# Sea rescue



## ebbtide (Oct 7, 2007)

Went fishing with best friend from Austin, TX Jack and Submariner ED went 35 miles only to see one boat passed nearby it was a commercial boat and they were waving at us so we stopped they had no power Ed went to help them with a battery and a battery pack even Ed couldn't get them going we then called Coast Guard and left their position and phone number to contact their company and bring them batteries on the way in we checked on them and help had just arrived wound up catching some mingo, porgy and a few other fish while waiting then headed out further wound up with 2 sharks 1 hake 1 almalco jack and some nice Tile Fish all in all a very nice day Jack even caught a few fish.


----------



## jim t (Sep 30, 2007)

Good for you.

I think I'd have waited around fishing randomly within easy sight, till help arrived. People like to SEE help is close.

Not judging, but with a little training in rescue operations. Seeing even a small boat nearby makes you feel "safe".

If the Captain said, "We're good... thanks," THAT might change my attitude, but his passengers are still scared.

After all, THAT Captain put them there. As a passenger, I'd be wary of him saying "We're good..."

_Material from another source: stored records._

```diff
@@ -952,6 +1236,16 @@
   const bool all_in = attack && io.dmq && io.dmk && io.dmv && (io.dgate || !p.wg);
   const bool attack_only = attack && !io.dmq && !io.dmk && !io.dmv && !io.dgate;
   const int mode = !outs ? 0 : all_in ? 1 : attack_only ? 2 : 0;
+  if (use_split(p)) {
+    if (rpw == 32) {
+      if (mode == 1) return launch_split_bwd<2, 1>(p, io, stream);
+      if (mode == 2) return launch_split_bwd<2, 2>(p, io, stream);
+      return launch_split_bwd<2, 0>(p, io, stream);
+    }
+    if (mode == 1) return launch_split_bwd<1, 1>(p, io, stream);
+    if (mode == 2) return launch_split_bwd<1, 2>(p, io, stream);
+    return launch_split_bwd<1, 0>(p, io, stream);
+  }
 #define LAUNCH(NB, MODE) hipLaunchKernelGGL((proj_bwd_kernel<64, NB, MODE>), dim3(blocks), dim3(64), 0, stream, p, io)
   if (rpw == 32) {
     if (mode == 1) LAUNCH(2, 1); else if (mode == 2) LAUNCH(2, 2); else LAUNCH(2, 0);
diff --git a/ac_tsr_amd/csrc/acattn_split.h b/ac_tsr_amd/csrc/acattn_split.h
--- /dev/null
+++ b/ac_tsr_amd/csrc/acattn_split.h
@@ -0,0 +1,35 @@
+#pragma once
+
+#include "acattn_common.h"
+
+namespace {
+
+typedef __bf16 b8 __attribute__((ext_vector_type(8)));
+
+#define ACATTN_SPLIT_TERMS(X) X(0, 2) X(1, 1) X(2, 0) X(0, 1) X(1, 0) X(0, 0)
+
+__device__ __forceinline__ f4 mfma_bf(const b8 a, const b8 b, const f4 c) {
+  return __builtin_amdgcn_mfma_f32_16x16x32_bf16(a, b, c, 0, 0, 0);
+}
+
+__device__ __forceinline__ void split8(const float (&x)[8], b8& p0, b8& p1, b8& p2) {
+#pragma unroll
+  for (int j = 0; j < 8; ++j) {
+    const __bf16 a = (__bf16)x[j];
+    const float r1 = x[j] - (float)a;
+    const __bf16 b = (__bf16)r1;
+    const float r2 = r1 - (float)b;
+    p0[j] = a;
+    p1[j] = b;
+    p2[j] = (__bf16)r2;
+  }
+}
+
+__device__ __forceinline__ f4 mfma_split(const b8 (&a)[3], const b8 (&b)[3], f4 acc) {
+#define ACATTN_SPLIT_TERM(p, q) acc = mfma_bf(a[p], b[q], acc);
+  ACATTN_SPLIT_TERMS(ACATTN_SPLIT_TERM)
+#undef ACATTN_SPLIT_TERM
+  return acc;
+}
+
+}
diff --git a/include/acattn.h b/include/acattn.h
--- a/include/acattn.h
+++ b/include/acattn.h
@@ -7,7 +7,7 @@
 extern "C" {
 #endif
 
-#define ACATTN_ABI_VERSION 29
+#define ACATTN_ABI_VERSION 30
 
 enum {
   ACATTN_MASK_STRUCTURED = 0,
@@ -310,6 +310,10 @@
 int acattn_projections_fwd(const acattn_proj_problem* p, const acattn_proj_out* out, void* stream);
 int acattn_projections_bwd(const acattn_proj_problem* p, const acattn_proj_bwd_io* io, void* stream);
 
+#define ACATTN_LINEAR_PRODUCTS_FP32 0
+#define ACATTN_LINEAR_PRODUCTS_DEFAULT 1
+int acattn_linear_products(int mode);
+
 #define ACATTN_ADAM_MAX_TENSORS 64
 typedef struct acattn_adam_group {
   int32_t n_tensors;
```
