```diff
@@ -1168,7 +1281,7 @@
             hipLaunchKernelGGL(k_causal_bwd, dim3(nwg), dim3(256), lds_c, stream, p, bw, rpw, CB);
         }
         if (p.U > 0 && !up_done && !p.hoist) launch_up_bwd(p, bw, stream);
-        if (p.hoist && ag && !up_done) launch_aux_tail(p, bw, *ag, stream);
+        if (p.hoist && ag && !up_done) launch_aux_tail(p, bw, *ag, tail_legacy, stream);
         if (bw.dh && !up_done) qpn_launch_input_grad(p, bw, ag, stream);
     }
     qpn_prof_mark(PG_GRAD_TAIL, stream);
@@ -1330,7 +1443,7 @@
         QPN_HIP(hipStreamWaitEvent(side, bw.ev_mid, 0));
         qpn_prof_mark(-1, side);
         if (up_side) {
-            if (p.hoist) launch_aux_tail(p, bw, ag, side); else launch_up_bwd(p, bw, side);
+            if (p.hoist) launch_aux_tail(p, bw, ag, k.tail_legacy, side); else launch_up_bwd(p, bw, side);
             if (bw.dh) qpn_launch_input_grad(p, bw, &ag, side);
             qpn_prof_mark(PG_GRAD_TAIL, side);
         }
@@ -1346,5 +1459,5 @@
     qpn_prof_mark(PG_WGRAD_CAUSAL, stream);
     if (overlap) { QPN_HIP(hipStreamWaitEvent(stream, ev_join, 0)); qpn_prof_mark(-1, stream); }
     if (!ok) { qpn_set_error("weight-gradient tiles: unsupported geometry (n_resch <= 128 on this path; wider stacks take the GEMM path)"); return QPN_EINVAL; }
-    return qpn_launch_grad_tail(p, bw, &ag, stream, early_reduce, up_side);
-}
+    return qpn_launch_grad_tail(p, bw, &ag, stream, early_reduce, up_side, k.tail_legacy);
+}
diff --git a/qpnet_amd/csrc/train_gemm.hip b/qpnet_amd/csrc/train_gemm.hip
--- a/qpnet_amd/csrc/train_gemm.hip
+++ b/qpnet_amd/csrc/train_gemm.hip
@@ -477,7 +477,7 @@
 }
 
 void qpn_launch_zero_dx(const TrainParams& p, const TrainBwd& bw, hipStream_t stream);
-int qpn_launch_grad_tail(const TrainParams& p, const TrainBwd& bw, const AuxGeom* ag, hipStream_t stream, bool early_done, bool up_done);
+int qpn_launch_grad_tail(const TrainParams& p, const TrainBwd& bw, const AuxGeom* ag, hipStream_t stream, bool early_done, bool up_done, bool tail_legacy);
 
 static void launch_post_wgrad_gemm(const TrainParams& p, const TrainBwd& bw, hipStream_t stream) {
     TArgs a; memset(&a, 0, sizeof(a));
@@ -571,5 +571,5 @@
     }
     launch_post_wgrad_gemm(p, bw, stream);
     qpn_prof_mark(PG_WGRAD, stream);
-    return qpn_launch_grad_tail(p, bw, nullptr, stream, false, false);
-}
+    return qpn_launch_grad_tail(p, bw, nullptr, stream, false, false, false);
+}
diff --git a/qpnet_amd/csrc/train_host.hip b/qpnet_amd/csrc/train_host.hip
--- a/qpnet_amd/csrc/train_host.hip
+++ b/qpnet_amd/csrc/train_host.hip
@@ -79,6 +79,7 @@
 #ifdef QPN_TESTING
     k.test_stack_gives_up = env_int("QPN_TEST_STACK_GIVES_UP", 0) == 1;
 #endif
+    k.tail_legacy = env_int("QPN_TAIL_LEGACY", 0) == 1;
 }
 
 int qpn_num_cus() {
diff --git a/qpnet_amd/csrc/train_plan.h b/qpnet_amd/csrc/train_plan.h
--- a/qpnet_amd/csrc/train_plan.h
+++ b/qpnet_amd/csrc/train_plan.h
@@ -39,6 +39,7 @@
     bool prep_fuse;
     bool aux_hoist;
     bool test_stack_gives_up;
+    bool tail_legacy;
 };
 
 inline int64_t tp_causal_src(const Geom& g, int c, int q, int tap) { return g.causal_w + ((int64_t)c * g.Q + q) * 2 + tap; }
```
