extern "C" int32_t nnd_destroy(nnd_handle_t ctx) {
    if (!ctx) return 0;
    (void)hipSetDevice(ctx->p.device);
    if (ctx->stream) (void)hipStreamSynchronize(ctx->stream);
    nnd_ctx *old = nullptr;
    if (ctx->n_ranks == 0) {
        std::lock_guard<std::mutex> lk(g_park_mu);
        old = g_parked;
        g_parked = ctx;
    } else {
        old = ctx;
    }
    if (old) destroy_now(old);
    return 0;
}
extern "C" int32_t nnd_release_pending(void) {
    nnd_release_parked();
    return 0;
}

#define ENTER(ctx)                                           \
    if (!ctx) { gerr("null handle"); return 1; }             \
    API_HIP(hipSetDevice(ctx->p.device));

static int need_data(nnd_ctx *ctx) {
    if (!ctx->x_orig || !ctx->x_valid) { ctx->set_error("no data set (call nnd_set_data_host/device first)"); return 1; }
    return 0;
}
static int need_graph(nnd_ctx *ctx) {
    if (ctx->p.flags & NND_FLAG_NO_GRAPH) { ctx->set_error("this handle was created with NND_FLAG_NO_GRAPH: it has no k-lists / candidate tables (pruning pass and hub tree only)"); return 1; }
    return 0;
}

static int after_data(nnd_ctx *ctx) {
    if (ctx->p.flags & NND_FLAG_NO_PREP) return 0;
    const int t_ = t_begin(ctx);
    if (nnd_launch_prep(ctx)) return 1;
    if (!(ctx->p.flags & NND_FLAG_NO_GRAPH) && nnd_launch_reset_graph(ctx)) return 1;
    t_end(ctx, t_, &ctx->stats.ms_prep, false);
    t_flush(ctx);
    return 0;
}

static std::mutex g_up_mu[64];
static char *g_up_stage[64][16] = {};
static hipEvent_t g_up_ev[64][16] = {};
static int h2d_parallel(nnd_ctx *ctx, void *dst_dev, const void *src, size_t bytes) {
    constexpr size_t STAGE = (size_t)8 << 20;
    int P = 8;
    if (const char *e = nnd_knob("NND_H2D_THREADS")) { const int v = atoi(e); if (v >= 1 && v <= 16) P = v; }
    bool direct = bytes < (size_t)(16u << 20) || ctx->p.device < 0 || ctx->p.device >= 64;
    if (!direct) {
        hipPointerAttribute_t at;
        if (hipPointerGetAttributes(&at, src) == hipSuccess && at.type == hipMemoryTypeHost) direct = true;
        else (void)hipGetLastError();
    }
    if (direct) {
        API_HIP(hipMemcpyAsync(dst_dev, src, bytes, hipMemcpyHostToDevice, ctx->stream));
        return 0;
    }
    const int dev = ctx->p.device;
    std::lock_guard<std::mutex> lk(g_up_mu[dev]);
    API_HIP(hipSetDevice(dev));
    for (int b = 0; b < P; b++) {
        if (!g_up_stage[dev][b] && hipHostMalloc((void **)&g_up_stage[dev][b], STAGE, hipHostMallocDefault) != hipSuccess) {
            (void)hipGetLastError();
            g_up_stage[dev][b] = nullptr;
            API_HIP(hipMemcpyAsync(dst_dev, src, bytes, hipMemcpyHostToDevice, ctx->stream));
            return 0;
        }
        if (!g_up_ev[dev][b]) API_HIP(hipEventCreateWithFlags(&g_up_ev[dev][b], hipEventDisableTiming));
    }
    const size_t nchunks = (bytes + STAGE - 1) / STAGE;
    std::atomic<int> failed{0};
    hipStream_t st = ctx->stream;
    auto work = [&](int t) {
        if (hipSetDevice(dev) != hipSuccess) { failed = 1; return; }
        bool first = true;
        for (size_t c = (size_t)t; c < nchunks && !failed; c += P) {
            const size_t o = c * STAGE, len = bytes - o < STAGE ? bytes - o : STAGE;
            if (!first && hipEventSynchronize(g_up_ev[dev][t]) != hipSuccess) { failed = 1; return; }
            first = false;
            memcpy(g_up_stage[dev][t], (const char *)src + o, len);
            if (hipMemcpyAsync((char *)dst_dev + o, g_up_stage[dev][t], len, hipMemcpyHostToDevice, st) != hipSuccess ||
                hipEventRecord(g_up_ev[dev][t], st) != hipSuccess) { failed = 1; return; }
        }
        if (!first && hipEventSynchronize(g_up_ev[dev][t]) != hipSuccess) failed = 1;
    };
    std::vector<std::thread> th;
    for (int t = 1; t < P; t++) th.emplace_back(work, t);
    work(0);
    for (auto &t : th) t.join();
    if (failed) {
        (void)hipStreamSynchronize(st);
        (void)hipGetLastError();
        ctx->set_error("nnd_set_data_host: staged host-to-device copy failed");
        return 1;
    }
// ... 298 lines not shown
                if (po >= len) break;
                const size_t pl = len - po < piece ? len - po : piece;
                th.emplace_back([=] { memcpy(to + po, from + po, pl); });
            }
            memcpy(to, from, len < piece ? len : piece);
            for (auto &t : th) t.join();
        }
    }
    return 0;
}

"No skipper, we really aren't "good" "

Jim


----------



## submariner (Oct 2, 2007)

*pictures of the trip*







this is not what it looks like



Here are some pictures of the trip


----------



## submariner (Oct 2, 2007)

*more picture*
































Jack's "big" shark


----------



## GallantReflex (Mar 22, 2008)

Nice boat


----------



## Kim (Aug 5, 2008)

Great post and pics! Bet those Tilefish will cook up just fine.


----------



## Realtor (Oct 1, 2007)

good report, Thanks for the pictures!


----------



## Snagged Line (Sep 30, 2007)

Nice Report & Good Deed......


----------



## amarcafina (Aug 24, 2008)

Good tile catch !


----------



## Chippy (Apr 19, 2015)

Nice Tiles!!! Boat looks comfortable.


----------



## bcahn (Jan 10, 2013)

Way to go capt and you had a great trip fishing!


----------